• _Instructions for the task_
Pull every line containing "fetching" out of the listing below.

• _Task data_
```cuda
template <bool NEAR>
__device__ __noinline__ uint32_t box4_ieee(const float4* nd, double ox, double oy, double oz, double ix, double iy,
                                           double iz, double t_min, double t_best) {
  const float4 mnx = __ldg(nd + 0), mny = __ldg(nd + 2), mnz = __ldg(nd + 4);
  const float4 mxx = __ldg(nd + 1), mxy = __ldg(nd + 3), mxz = __ldg(nd + 5);
  uint32_t hitmask = 0;
#define YART_BOX(K, LX, LY, LZ, HX, HY, HZ)                                        \
  {                                                                                \
    double t0 = ((double)(LX) - ox) * ix, t1 = ((double)(HX) - ox) * ix;           \
    double tn = fmax(t_min, fmin(t0, t1));                                         \
    double tf = fmin(NEAR ? d_inf() : t_best, fmax(t0, t1));                       \
    t0 = ((double)(LY) - oy) * iy; t1 = ((double)(HY) - oy) * iy;                  \
    tn = fmax(tn, fmin(t0, t1)); tf = fmin(tf, fmax(t0, t1));                      \
    t0 = ((double)(LZ) - oz) * iz; t1 = ((double)(HZ) - oz) * iz;                  \
    tn = fmax(tn, fmin(t0, t1)); tf = fmin(tf, fmax(t0, t1));                      \
    const bool h = NEAR ? ((tf > tn) && (t_best >= tn)) : (tf > tn);               \
    hitmask |= h ? (1u << (K)) : 0u;                                               \
  }
  YART_BOX(0, mnx.x, mny.x, mnz.x, mxx.x, mxy.x, mxz.x)
  YART_BOX(1, mnx.y, mny.y, mnz.y, mxx.y, mxy.y, mxz.y)
  YART_BOX(2, mnx.z, mny.z, mnz.z, mxx.z, mxy.z, mxz.z)
  YART_BOX(3, mnx.w, mny.w, mnz.w, mxx.w, mxy.w, mxz.w)
#undef YART_BOX
  return hitmask;
}

#ifndef YART_TRAVERSE_MIN_BLOCKS
#define YART_TRAVERSE_MIN_BLOCKS 4
#endif

// ... 95 lines not shown
        }
        cur_used = 0;
        nxt_stage = 0;
        nxt_cnt = 0;
        if (!dyn_done) {
          if (lane == 0) claim_raw = atomicAdd(P.work_counter, 32u);
          nxt_stage = 1;
        }
        const uint32_t rank2 = rank - take1;
        const uint32_t take2 = min(need - take1, cur_cnt);
        const uint32_t id2 = __shfl_sync(0xffffffffu, id_cur, rank2 & 31u);
        if (fetching && !got && rank2 < take2) {
          new_id = id2;
          got = true;
        }
        cur_used = take2;
        if (fetching && !got) exhausted = true;
      } else if (nxt_stage == 1) {
        const uint64_t nb = dyn_base + __shfl_sync(0xffffffffu, claim_raw, 0);
        nxt_cnt = nb < n_items ? (uint32_t)min((unsigned long long)32, (unsigned long long)(n_items - nb)) : 0u;
        id_nxt = YART_MISS;
        if (lane < nxt_cnt) id_nxt = P.c.queue ? P.c.queue[nb + lane] : (uint32_t)(nb + lane);
        if (nxt_cnt < 32u) dyn_done = true;
        nxt_stage = 2;
      }
      if (got) {
        {
          ray_id = new_id;
          YART_CHECK(ray_id < P.c.n_rays);
          D3 ro, rd;
          if (P.c.rays32) load_ray_f32(P.c.rays32 + ray_id, ro, rd);
          else load_ray(P.c.rays + ray_id, ro, rd);
          t_best = P.c.first_pass ? P.c.t_max : fmin(P.c.hits[ray_id].t, P.c.t_max);
          if (NEAR) t_best = just_below(t_best);
          if (P.wrap & YART_WRAP_TRANSLATE) ro = ro - d3(P.offset[0], P.offset[1], P.offset[2]);
          if (P.wrap & YART_WRAP_ROTATE_Y) {
            const double ct = P.cos_theta, st = P.sin_theta;
            D3 org = ro, dir = rd;
            org.x = ct * ro.x - st * ro.z;
            org.z = st * ro.x + ct * ro.z;
            dir.x = ct * rd.x - st * rd.z;
            dir.z = st * rd.x + ct * rd.z;
            ro = org;
            rd = dir;
          }
          ox = ro.x; oy = ro.y; oz = ro.z;
          dx = rd.x; dy = rd.y; dz = rd.z;
          ix = 1.0 / dx; iy = 1.0 / dy; iz = 1.0 / dz;
          pos = (dx >= 0.0 ? 1u : 0u) | (dy >= 0.0 ? 2u : 0u) | (dz >= 0.0 ? 4u : 0u);
          sgn = NEAR ? (pos ^ 7u) : pos;
          if (!(isfinite(ix) && isfinite(iy) && isfinite(iz) && isfinite(ox) && isfinite(oy) && isfinite(oz))) pos |= 8u;
          if (MIXED) {
            ixf = (float)ix; iyf = (float)iy; izf = (float)iz;
            cxf = (float)(-(ox * ix)); cyf = (float)(-(oy * iy)); czf = (float)(-(oz * iz));
            const double a = fmax(fmax((P.bound[0] + fabs(ox)) * fabs(ix), (P.bound[1] + fabs(oy)) * fabs(iy)),
                                  (P.bound[2] + fabs(oz)) * fabs(iz));
            amax2 = __double2float_ru(a * (1.0 / 4194304.0));
            const float lo = 1e-30f, hi = 1e30f;
            const bool ok = fabsf(ixf) > lo && fabsf(ixf) < hi && fabsf(iyf) > lo && fabsf(iyf) < hi && fabsf(izf) > lo &&
                            fabsf(izf) < hi && fabsf(cxf) < hi && fabsf(cyf) < hi && fabsf(czf) < hi && amax2 < hi;
            if (!ok) pos |= 8u;
            t_best_f = (float)t_best;
          }
          cur = P.root;
          sp = 0;
          best_prim = YART_MISS;
          best_bu = best_bv = 0.0;
// ... 180 lines not shown
    YART_CHECK(ray_id < P.c.n_rays);
    D3 wo, wd;
    if (P.c.rays32) load_ray_f32(P.c.rays32 + ray_id, wo, wd);
    else load_ray(P.c.rays + ray_id, wo, wd);
    DevHit h;
    if (P.c.first_pass) {
      h.t = d_inf(); h.bu = 0.0; h.bv = 0.0; h.obj = YART_MISS; h.prim = 0;
    } else {
      h = P.c.hits[ray_id];
    }
    double t_best = fmin(h.t, P.c.t_max);
    bool changed = P.c.first_pass != 0;
    Rng rng;
    if (P.media_mask) rng = make_rng(P.seed, P.pixel_base + ray_id / P.spp_batch, P.sample_base + ray_id % P.spp_batch);
    else rng = make_rng(0, 0, 0);
    const double time = P.ray_time ? P.ray_time[ray_id] : 0.0;
    for (uint32_t oi = P.obj_begin; oi < P.obj_end; ++oi) {
      const yart_object& o = P.objects[oi];
      double t, bu = 0.0, bv = 0.0;
      uint32_t prim = 0;
      bool hit;
      if (o.kind == YART_OBJ_SPHERE && o.wrap == 0)
        hit = sphere_t(d3(o.p[0], o.p[1], o.p[2]), o.p[3], wo, wd, P.c.t_min, t_best, t);
      else
        hit = object_hit_t(P.scene, o, oi, wo, wd, time, P.c.t_min, t_best, rng, P.bounce, t, prim, bu, bv);
      if (hit) {
        t_best = t; h.t = t; h.obj = oi; h.prim = prim; h.bu = bu; h.bv = bv;
        changed = true;
      }
    }
    if (changed) P.c.hits[ray_id] = h;
  }
}
#endif

}
```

• _Problem solution_
        if (fetching && !got && rank2 < take2) {
        if (fetching && !got) exhausted = true;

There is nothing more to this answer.